I've had mixed experiences with Arabians. The first Arab I ever met was a 12 year old gelding who was bordering on being absolutely nuts, but my friend's first horse was also an Arab gelding, and he was one of the BEST beginner horses you could ever ask for. So it all depends on the individual horse. 

Just make sure to go into it with an open mind and evaluate each horse individually, not based on breed.


----------



## Phura (Dec 4, 2012)

I agree that you can't judge a horse by its breed as their can be cold-blooded and hot-blooded in any...I have experienced that first hand. But in general with the risk (and I tend to be more cautious) I would stick to other breeds which tend to be more cold-blooded as a general rule and then evaluate the individual horse upon showing.

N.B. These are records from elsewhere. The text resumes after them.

@@ -794,6 +784,28 @@
           }
       }
     }
+  };
+  const int nPairs = a.nK >> 1;
+  for (int pr = 0; pr < nPairs; ++pr) {
+    const int it = 2 * pr;
+    mma(0);
+    *reinterpret_cast<float4*>(&As[1][stPos]) = ra0;
+    *reinterpret_cast<float4*>(&Bs[1][stPos]) = rb0;
+    MIX_STAGE_ORDER();
+    ra0 = ldA(it + 3); rb0 = ldB(it + 3);
+    __syncthreads();
+    mma(1);
+    *reinterpret_cast<float4*>(&As[0][stPos]) = ra1;
+    *reinterpret_cast<float4*>(&Bs[0][stPos]) = rb1;
+    MIX_STAGE_ORDER();
+    ra1 = ldA(it + 4); rb1 = ldB(it + 4);
+    __syncthreads();
+    flush(it + 2);
+  }
+  if (a.nK & 1) {
+    mma(0);
+    __syncthreads();
+    flush(a.nK + 1);
   }
   if constexpr (FLUSH) {
 #pragma unroll
@@ -889,19 +901,25 @@
       acc[1] = MFMA16(a1, b0, acc[1]);
     }
   };
-  for (int it = 0; it < a.nK; it += 2) {
+  const int nPairs = a.nK >> 1;
+  for (int pr = 0; pr < nPairs; ++pr) {
+    const int it = 2 * pr;
     mma(0);
     *reinterpret_cast<float4*>(&As[1][stPosA]) = ra0;
     *reinterpret_cast<float4*>(&Bs[1][stPosB]) = rb0;
+    MIX_STAGE_ORDER();
     ra0 = ldA(it + 3); rb0 = ldB(it + 3);
     __syncthreads();
-    if (it + 1 < a.nK) {
-      mma(1);
-      *reinterpret_cast<float4*>(&As[0][stPosA]) = ra1;
-      *reinterpret_cast<float4*>(&Bs[0][stPosB]) = rb1;
-      ra1 = ldA(it + 4); rb1 = ldB(it + 4);
-      __syncthreads();
-    }
+    mma(1);
+    *reinterpret_cast<float4*>(&As[0][stPosA]) = ra1;
+    *reinterpret_cast<float4*>(&Bs[0][stPosB]) = rb1;
+    MIX_STAGE_ORDER();
+    ra1 = ldA(it + 4); rb1 = ldB(it + 4);
+    __syncthreads();
+  }
+  if (a.nK & 1) {
+    mma(0);
+    __syncthreads();
   }
   float* stg = (w < 2 ? &As[0][0] : &Bs[0][0]) + (w & 1) * 1024;
   {
@@ -1419,43 +1437,77 @@
   }
 }
 
+template <int NT, bool MORE>
+__device__ __forceinline__ void head_step(f32x16 (&acc)[NT], float4 (&av)[8], float4 (&wv)[8][NT],
+                                          const float* __restrict__ rowpNext, const float* __restrict__ wNext) {
+#pragma unroll
+  for (int g = 0; g < 8; ++g) {
+#pragma unroll
+    for (int tt = 0; tt < NT; ++tt) {
+      acc[tt] = MFMA32(av[g].x, wv[g][tt].x, acc[tt]);
+      acc[tt] = MFMA32(av[g].y, wv[g][tt].y, acc[tt]);
+      acc[tt] = MFMA32(av[g].z, wv[g][tt].z, acc[tt]);
+      acc[tt] = MFMA32(av[g].w, wv[g][tt].w, acc[tt]);
+    }
+    if constexpr (MORE) {
+      av[g] = *reinterpret_cast<const float4*>(rowpNext + g * 8);
+#pragma unroll
+      for (int tt = 0; tt < NT; ++tt)
+        wv[g][tt] = *reinterpret_cast<const float4*>(wNext + (size_t)((g * NT + tt) * 64) * 4);
+    }
+    __builtin_amdgcn_sched_barrier(0);
+  }
+}
+
+template <int NT>
 __global__ __launch_bounds__(256) void k_head(HeadArgs a) {
-  __shared__ f32x16 part[3][2][64];
+  __shared__ f32x16 part[3][NT][64];
   const int tilesPerB = (a.N + 31) >> 5;
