# victorca25/traiNNer

Measured on AMD Instinct MI355X. Metric: HR images/sec (G+D step), ESRGAN x4 128->512, higher is better.
Workload: dtype f32 (bf16x3)

## Files before the change

### trainner_amd/csrc/wgrad_tile.hip

```cpp
#include <type_traits>
#include <utility>
#include "common.h"

namespace {

struct WgJob {
    const float *x; const float *g; float *ws; float *dbp;
    int x_ct, x_co, Cin, g_ct, g_co, Cout;
    int KoutP, KinVP;
    int cinp32;
    int ncib, job_begin;
};
struct WgK {
    int N, H, W, Ho, Wo;
    int tiles_x, tiles_y, tiles_total, tiles_per_split, nsplits, njobs;
    int bf;
    int reflect;
    WgJob job[TNR_WGRAD_GROUP_MAX];
};
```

You can always "upgrade" to an Arabian down the road when more experience has been gained in which you would be capable should you run into obstacles. This way you are less likely to suffer from a broken heart if you have to part with the horse due to a mis-match or other physical injuries from a potential learning curve more than will already be at play in being a beginner. Not saying there aren't beginner safe arabians...just my humble opinion as a cautious rider.


----------



## HeroMyOttb (Dec 28, 2009)

It all depends on the individual horse!


----------



## littlebird (Jan 22, 2014)

My experience is that even beginner-safe arabians tend to be less beginner-friendly than a lot of beginner-safe QHs or other less-hot breeds. Just my 2 cents. 

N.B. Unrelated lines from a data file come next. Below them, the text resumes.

#ifndef XQ_STAGGER_G
#define XQ_STAGGER_G 64
#define XQ_STAGGER_SLEEP 4
#endif
#ifndef XQ_STAGGER_FIRST
#define XQ_STAGGER_FIRST 1536
#endif
template <int NS = 32>
__global__ __launch_bounds__(XAAC_QMF_SYN_PAIR_BLOCK) void xaac_qmf_synthesis_pair_kernel(XaacQmfSynPairParams p) {
  constexpr int NH = NS / 2;
  extern __shared__ __attribute__((aligned(16))) char smem[];
  constexpr int RS = 65;
  constexpr int EROWS = 9 + 32 + 1;
  constexpr int RING = 1280;
  const int lane = threadIdx.x & 63;
  const int w = __builtin_amdgcn_readfirstlane(threadIdx.x >> 6);
  int32_t *tile_own = reinterpret_cast<int32_t *>(smem) + w * 32 * RS;
  const int32_t *tile_oth = reinterpret_cast<const int32_t *>(smem) + (1 - w) * 32 * RS;
  int32_t *E = reinterpret_cast<int32_t *>(smem);
  const int lch = lane >> 5, lrow = lane & 31;
  const int i = blockIdx.x;
  if (XQ_STAGGER_G > 1 && i < XQ_STAGGER_FIRST && (int)gridDim.x >= 3 * XQ_STAGGER_FIRST)
    for (int t = 0; t < i % XQ_STAGGER_G; t++) __builtin_amdgcn_s_sleep(XQ_STAGGER_SLEEP);
  typedef int xq_int4 __attribute__((ext_vector_type(4)));
  xaac_qmf_syn_state *st_w = reinterpret_cast<xaac_qmf_syn_state *>(reinterpret_cast<char *>(p.state[w]) + (size_t)i * p.state_stride[w]);
  const xaac_qmf_syn_state *st_o = reinterpret_cast<const xaac_qmf_syn_state *>(reinterpret_cast<const char *>(p.state[1 - w]) + (size_t)i * p.state_stride[1 - w]);
  const xq_int4 par0 = *reinterpret_cast<const xq_int4 *>(p.scale[0] + 8 * (size_t)i);
  const xq_int4 par1 = *reinterpret_cast<const xq_int4 *>(p.scale[1] + 8 * (size_t)i);
  const int d_old_v = st_w->drc_offset, d_oth_v = st_o->drc_offset;
  int32_t x[64];
  int32_t tmp[64];
#pragma unroll
  for (int r = 0; r < 64; r++) {
    const int c = r >> 5;
    tmp[r] = (r & 31) < NS ? (p.qmf[c] + (size_t)i * p.qmf_stride[c] + (size_t)(r & 31) * 128 + 64 * w)[lane] : 0;
  }
  const auto lo16 = [](int v) { return (int)(int16_t)v; };
  const auto hi16 = [](int v) { return v >> 16; };
  const int u0 = __builtin_amdgcn_readfirstlane(par0.x), u1 = __builtin_amdgcn_readfirstlane(par0.y);
  const int u2 = __builtin_amdgcn_readfirstlane(par0.z), u3 = __builtin_amdgcn_readfirstlane(par0.w);
  const int v0 = __builtin_amdgcn_readfirstlane(par1.x), v1 = __builtin_amdgcn_readfirstlane(par1.y);
  const int v2 = __builtin_amdgcn_readfirstlane(par1.z), v3 = __builtin_amdgcn_readfirstlane(par1.w);
  const int inactive0 = lo16(u3), inactive1 = lo16(v3);
  const int st_syn0 = hi16(u1), st_syn1 = hi16(v1);
  const int d_old = __builtin_amdgcn_readfirstlane(d_old_v);
  {
    const int d_oth = __builtin_amdgcn_readfirstlane(d_oth_v);
    if (((d_old | d_oth) & 127) != 0 || d_old < 0 || d_old >= RING || d_oth < 0 || d_oth >= RING) {
      if (threadIdx.x == 0 && p.status) p.status[i] = -1;
      return;
    }
  }
  {
    int shl[2][2], shr[2][2];
#pragma unroll
    for (int c = 0; c < 2; c++) {
      const int w0 = c ? v0 : u0, w1 = c ? v1 : u1, w2 = c ? v2 : u2;
      const int st_syn = hi16(w1), lsb = lo16(w2), usb = hi16(w2), hb = lo16(w1);
#pragma unroll
      for (int ov = 0; ov < 2; ov++) {
        const int lo_sf = ov ? hi16(w0) : lo16(w0);
        int sh = lane < lsb ? (st_syn - lo_sf) - 8 : (lane < usb ? (st_syn - hb) - 8 : 0);
        sh = sh > 31 ? 31 : (sh < -31 ? -31 : sh);
        shl[c][ov] = sh > 0 ? sh : 0;
        shr[c][ov] = sh < 0 ? -sh : 0;
      }
    }
#pragma unroll
    for (int c = 0; c < 2; c++) {
#pragma unroll
      for (int j = 0; j < 32; j++) {
        const bool ov = j < p.split;
        tile_own[RS * j + lane] = pair_rescale(tmp[32 * c + j], ov ? shl[c][1] : shl[c][0], ov ? shr[c][1] : shr[c][0]);
      }
      asm volatile("s_waitcnt lgkmcnt(0)" ::: "memory");
      if (lch == c) {
#pragma unroll
        for (int k = 0; k < 64; k++) x[k] = tile_own[RS * lrow + k];
      }
      asm volatile("s_waitcnt lgkmcnt(0)" ::: "memory");
    }
  }
  {
    int32_t t[64];
    if (w == 0)
      xq_cos_sin_mod_half<32, 0>(x, t);
    else
      xq_cos_sin_mod_half<32, 1>(x, t);
  }
  int16_t h_lo[9], h_hi[9];
#pragma unroll
  for (int A = 1; A <= 9; A++) {
    int pos = d_old + 128 * A;
    if (pos >= RING) pos -= RING;
    h_lo[A - 1] = st_w->ring[pos + lane];
    h_hi[A - 1] = st_w->ring[pos + 64 + lane];
  }
  int32_t o[64];
#pragma unroll
  for (int c = 0; c < 2; c++) {
    if (lch == c) {
#pragma unroll
      for (int k = 0; k < 64; k++) tile_own[RS * lrow + k] = x[k];
    }
    __syncthreads();
    if (lch == c) {
#pragma unroll
      for (int k = 0; k < 64; k++) o[k] = tile_oth[RS * lrow + k];
    }
    __syncthreads();
  }
  {
    const int ch = lane >> 5, slot = lane & 31;
    const int shift = -((ch ? st_syn1 : st_syn0) - 3) + 1;
    const int32_t hi = FX_MAX32 >> shift, lo = FX_MIN32 >> shift;
    int16_t *row = reinterpret_cast<int16_t *>(E + (ch * EROWS + 9 + slot) * RS);
    if (w == 0) {
#pragma unroll
      for (int c = 0; c < 64; c++) {
        int32_t a = fx_sub_sat(o[c], x[c]);
        a = clamp_med3(a, lo, hi);
        row[2 * c] = fx_round16(fx_shlw(a, shift));
      }
    } else {
#pragma unroll
      for (int c = 0; c < 64; c++) {
        int32_t a = fx_add_sat(x[63 - c], o[63 - c]);
        a = clamp_med3(a, lo, hi);
        row[2 * RS + 2 * c + 1] = fx_round16(fx_shlw(a, shift));
      }
    }
    if ((unsigned)(-(st_syn0 - 3) + 1) > 16u || (unsigned)(-(st_syn1 - 3) + 1) > 16u) {
      const int bx = shift & 31;
      if (w == 0) {
#pragma unroll
        for (int c = 0; c < 64; c++) row[2 * c] = fx_round16(fx_shl_sat(fx_sub_sat(o[c], x[c]), bx));
      } else {
#pragma unroll
        for (int c = 0; c < 64; c++) row[2 * RS + 2 * c + 1] = fx_round16(fx_shl_sat(fx_add_sat(x[63 - c], o[63 - c]), bx));
      }
    }
    int16_t *hrow = reinterpret_cast<int16_t *>(E + (w * EROWS) * RS);
#pragma unroll
    for (int A = 1; A <= 9; A++) {
      hrow[(9 - A) * 2 * RS + 2 * lane] = h_lo[A - 1];
      hrow[(10 - A) * 2 * RS + 2 * lane + 1] = h_hi[A - 1];
    }
  }
  __syncthreads();
  {
    xq_short2 cp[5];
#pragma unroll
    for (int j = 0; j < 5; j++) {
      cp[j].x = xaac_qmf_qmf_c[128 * j + lane];
      cp[j].y = xaac_qmf_qmf_c[128 * j + 64 + lane];
    }
    int32_t e[2][8 + NH];
#pragma unroll
    for (int c = 0; c < 2; c++)
#pragma unroll
      for (int q = 0; q < 8 + NH; q++) e[c][q] = E[(c * EROWS + 9 + NH * w - 8 + q) * RS + lane];
    int32_t *out = reinterpret_cast<int32_t *>(p.pcm) + (size_t)i * (64 * NS) + (64 * NH) * w + lane;
#pragma unroll
    for (int s = 0; s < NH; s++) {
      int32_t acc[2] = {0x4000, 0x4000};
#pragma unroll
      for (int c = 0; c < 2; c++)
#pragma unroll
        for (int j = 0; j < 5; j++) acc[c] = __builtin_amdgcn_sdot2(__builtin_bit_cast(xq_short2, e[c][8 + s - 2 * j]), cp[j], acc[c], false);
      const uint32_t l = (uint32_t)(uint16_t)(fx_add_sat(acc[0], acc[0]) >> 16), r = (uint32_t)(uint16_t)(fx_add_sat(acc[1], acc[1]) >> 16);
      if (!inactive0 && !inactive1) {
        out[64 * s] = (int32_t)(l | (r << 16));
      } else {
        int16_t *o16 = reinterpret_cast<int16_t *>(out + 64 * s);
        if (!inactive0) o16[0] = (int16_t)l;
        if (!inactive1) o16[1] = (int16_t)r;
      }
    }
  }
  if (w == 0 ? inactive0 : inactive1) return;
  {
    const int d_new = (d_old + RING - (NS * 128) % RING) % RING;
    const int ph_new = (st_w->phase + (64 * NS) % 640) % 640;
    const int16_t *hrow = reinterpret_cast<const int16_t *>(E + (w * EROWS) * RS);
    int16_t v_lo[10], v_hi[10];
#pragma unroll
    for (int A = 1; A <= 10; A++) {
      v_lo[A - 1] = hrow[(9 + NS - A) * 2 * RS + 2 * lane];
      v_hi[A - 1] = hrow[(10 + NS - A) * 2 * RS + 2 * lane + 1];
    }
#pragma unroll
    for (int A = 1; A <= 10; A++) {
      int pos = d_new + 128 * A;
      if (pos >= RING) pos -= RING;
      if (pos >= RING) pos -= RING;
      st_w->ring[pos + lane] = v_lo[A - 1];
      st_w->ring[pos + 64 + lane] = v_hi[A - 1];
    }
    if (lane == 0) {
      st_w->drc_offset = (int16_t)d_new;
      st_w->phase = (int16_t)ph_new;
    }
  }
}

I've had a beginner's arabian used in lessons with kids (where he behaved totally fine) try to buck me off when I lost my balance and "spook recreationally." Not that it made me love that horse any less, but it's something to keep in mind.


----------



## SEAmom (Jan 8, 2011)

There are likely just as many truly beginner-safe Arabians as there are for every other breed out there. I have personally known too many from unpapered lesson horses up to national champions (youth and adult, Canadian and US) to give specific examples.
_Posted via Mobile Device_


----------



## Remali (Jul 22, 2008)

I don't think you can blame the breed. I have friends who have been seriously hurt by spooky QHs that buck like rodeo horses.... No one can say Arabians are worse... the QHs I have encountered around here are so bad I'd rather be horseless.


----------



## trailhorserider (Oct 13, 2009)

My first and second horses were Arabians. 

My first one was the BEST beginner's horse. He was actually quite lazy! He took care of me as I was a total greenie (no lessons, I had only ever ridden rental horses). I rode him down neighborhood streets in Phoenix to get to the mountain preserve to ride. By myself. On pavement. With traffic. 

My second horse was also an Arabian gelding and he had a LOT of energy. Not spooky, just an energizer bunny. He was a blast. 

I used to get my feelings hurt when I boarded because people would make rude comments about Arabians being crazy. Then I came to the realization that I rode more than any of them, often by myself. My horses were awesome. THEY were the ones that had the problem. Me and my horses did just fine!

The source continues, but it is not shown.